==== Record excerpts ====
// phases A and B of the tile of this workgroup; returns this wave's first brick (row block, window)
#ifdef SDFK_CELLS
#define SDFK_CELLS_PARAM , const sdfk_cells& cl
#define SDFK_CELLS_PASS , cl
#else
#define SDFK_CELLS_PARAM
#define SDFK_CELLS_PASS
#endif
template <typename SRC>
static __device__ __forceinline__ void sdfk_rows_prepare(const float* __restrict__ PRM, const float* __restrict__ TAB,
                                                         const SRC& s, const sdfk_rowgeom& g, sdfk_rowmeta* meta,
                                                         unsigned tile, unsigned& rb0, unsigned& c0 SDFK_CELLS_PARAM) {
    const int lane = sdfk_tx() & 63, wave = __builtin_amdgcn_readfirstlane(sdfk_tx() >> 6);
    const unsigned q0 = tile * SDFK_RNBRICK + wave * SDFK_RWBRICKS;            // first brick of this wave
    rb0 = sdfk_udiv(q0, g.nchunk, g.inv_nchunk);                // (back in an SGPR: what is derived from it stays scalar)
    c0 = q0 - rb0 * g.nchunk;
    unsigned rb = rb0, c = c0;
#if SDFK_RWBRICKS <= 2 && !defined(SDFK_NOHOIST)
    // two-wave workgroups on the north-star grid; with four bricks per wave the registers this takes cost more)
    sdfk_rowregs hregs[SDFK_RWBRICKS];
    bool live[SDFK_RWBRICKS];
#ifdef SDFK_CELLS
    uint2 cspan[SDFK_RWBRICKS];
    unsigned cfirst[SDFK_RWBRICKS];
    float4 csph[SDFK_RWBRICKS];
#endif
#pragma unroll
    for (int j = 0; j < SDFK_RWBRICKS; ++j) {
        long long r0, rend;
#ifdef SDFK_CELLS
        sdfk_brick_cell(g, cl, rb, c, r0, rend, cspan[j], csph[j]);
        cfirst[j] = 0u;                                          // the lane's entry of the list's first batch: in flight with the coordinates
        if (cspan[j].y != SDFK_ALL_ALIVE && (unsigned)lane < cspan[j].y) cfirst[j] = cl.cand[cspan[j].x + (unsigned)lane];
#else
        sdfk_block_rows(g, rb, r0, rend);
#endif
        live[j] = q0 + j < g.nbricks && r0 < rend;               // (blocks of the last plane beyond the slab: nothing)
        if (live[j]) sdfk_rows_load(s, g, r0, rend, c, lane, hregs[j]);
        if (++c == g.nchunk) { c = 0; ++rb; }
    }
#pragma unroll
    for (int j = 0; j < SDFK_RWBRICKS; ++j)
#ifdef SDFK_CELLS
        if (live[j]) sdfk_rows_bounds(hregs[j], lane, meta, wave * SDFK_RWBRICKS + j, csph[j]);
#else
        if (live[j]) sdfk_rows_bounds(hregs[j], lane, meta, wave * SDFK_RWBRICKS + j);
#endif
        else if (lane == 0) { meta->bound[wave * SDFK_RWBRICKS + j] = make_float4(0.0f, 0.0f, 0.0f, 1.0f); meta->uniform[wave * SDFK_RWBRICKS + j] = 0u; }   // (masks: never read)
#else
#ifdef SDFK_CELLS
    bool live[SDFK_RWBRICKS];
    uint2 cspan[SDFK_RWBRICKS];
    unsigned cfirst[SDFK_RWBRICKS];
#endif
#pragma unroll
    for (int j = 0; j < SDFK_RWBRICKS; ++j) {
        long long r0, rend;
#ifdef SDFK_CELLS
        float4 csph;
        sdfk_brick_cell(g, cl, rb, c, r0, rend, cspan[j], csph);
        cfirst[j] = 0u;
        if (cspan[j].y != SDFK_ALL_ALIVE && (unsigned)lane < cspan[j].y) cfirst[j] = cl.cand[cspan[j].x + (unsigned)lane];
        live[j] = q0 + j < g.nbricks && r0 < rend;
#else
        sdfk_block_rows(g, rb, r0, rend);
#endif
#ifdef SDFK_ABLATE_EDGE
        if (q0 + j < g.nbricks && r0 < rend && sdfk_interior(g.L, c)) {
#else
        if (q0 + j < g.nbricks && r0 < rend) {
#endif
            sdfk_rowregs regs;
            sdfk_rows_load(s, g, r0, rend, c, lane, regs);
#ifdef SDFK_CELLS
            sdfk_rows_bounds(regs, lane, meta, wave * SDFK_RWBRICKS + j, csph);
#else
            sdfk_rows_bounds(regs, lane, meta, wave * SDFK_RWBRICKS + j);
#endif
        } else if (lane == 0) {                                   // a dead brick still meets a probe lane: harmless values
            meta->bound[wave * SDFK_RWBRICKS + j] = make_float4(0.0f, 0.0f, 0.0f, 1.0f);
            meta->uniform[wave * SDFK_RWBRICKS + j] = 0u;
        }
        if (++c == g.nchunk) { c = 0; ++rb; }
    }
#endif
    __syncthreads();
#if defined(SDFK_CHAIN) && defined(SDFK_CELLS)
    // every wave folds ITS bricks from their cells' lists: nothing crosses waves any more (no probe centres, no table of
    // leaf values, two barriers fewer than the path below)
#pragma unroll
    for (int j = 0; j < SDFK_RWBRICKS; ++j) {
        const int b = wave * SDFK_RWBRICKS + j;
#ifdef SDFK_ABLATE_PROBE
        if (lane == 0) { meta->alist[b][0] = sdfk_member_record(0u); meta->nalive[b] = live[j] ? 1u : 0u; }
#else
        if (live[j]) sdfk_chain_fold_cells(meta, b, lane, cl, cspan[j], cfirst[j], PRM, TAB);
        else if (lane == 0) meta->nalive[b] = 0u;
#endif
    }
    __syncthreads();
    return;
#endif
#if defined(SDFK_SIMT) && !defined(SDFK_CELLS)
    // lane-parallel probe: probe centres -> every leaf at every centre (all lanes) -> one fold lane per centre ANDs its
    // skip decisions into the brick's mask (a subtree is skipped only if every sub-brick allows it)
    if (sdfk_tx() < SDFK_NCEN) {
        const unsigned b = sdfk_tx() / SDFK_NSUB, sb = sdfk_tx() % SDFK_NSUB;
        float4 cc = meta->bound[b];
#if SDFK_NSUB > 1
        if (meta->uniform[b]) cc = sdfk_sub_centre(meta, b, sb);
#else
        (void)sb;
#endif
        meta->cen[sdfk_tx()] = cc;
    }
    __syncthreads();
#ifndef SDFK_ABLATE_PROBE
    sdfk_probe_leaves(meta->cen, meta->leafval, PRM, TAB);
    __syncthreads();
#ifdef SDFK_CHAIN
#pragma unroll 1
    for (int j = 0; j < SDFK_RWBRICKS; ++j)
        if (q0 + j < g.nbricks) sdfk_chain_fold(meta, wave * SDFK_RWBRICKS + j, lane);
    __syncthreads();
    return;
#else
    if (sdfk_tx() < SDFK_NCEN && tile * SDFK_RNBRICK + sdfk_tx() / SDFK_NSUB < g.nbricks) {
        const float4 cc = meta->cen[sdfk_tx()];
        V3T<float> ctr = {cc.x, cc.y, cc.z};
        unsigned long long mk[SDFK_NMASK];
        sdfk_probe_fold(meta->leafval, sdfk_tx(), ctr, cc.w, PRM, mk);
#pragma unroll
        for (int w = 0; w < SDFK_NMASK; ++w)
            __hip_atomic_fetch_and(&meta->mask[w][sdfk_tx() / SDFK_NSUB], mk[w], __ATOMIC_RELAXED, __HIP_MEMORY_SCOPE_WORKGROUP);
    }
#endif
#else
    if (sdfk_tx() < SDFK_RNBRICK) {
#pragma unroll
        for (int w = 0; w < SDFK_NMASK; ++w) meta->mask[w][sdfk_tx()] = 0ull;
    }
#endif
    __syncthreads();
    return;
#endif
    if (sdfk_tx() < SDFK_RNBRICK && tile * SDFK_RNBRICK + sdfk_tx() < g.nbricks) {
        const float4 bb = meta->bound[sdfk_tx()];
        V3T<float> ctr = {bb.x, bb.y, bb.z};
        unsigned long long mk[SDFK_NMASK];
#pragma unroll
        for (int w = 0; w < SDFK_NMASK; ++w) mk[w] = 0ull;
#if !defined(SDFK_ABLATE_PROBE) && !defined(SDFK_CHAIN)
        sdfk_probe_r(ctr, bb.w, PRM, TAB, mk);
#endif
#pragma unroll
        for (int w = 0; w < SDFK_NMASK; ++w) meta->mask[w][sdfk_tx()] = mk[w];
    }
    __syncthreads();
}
====
* [Goal of the exercise]
Looking at the data above, work out how many lines contain "defined" and answer with the figure only.

* [Expected answer]
4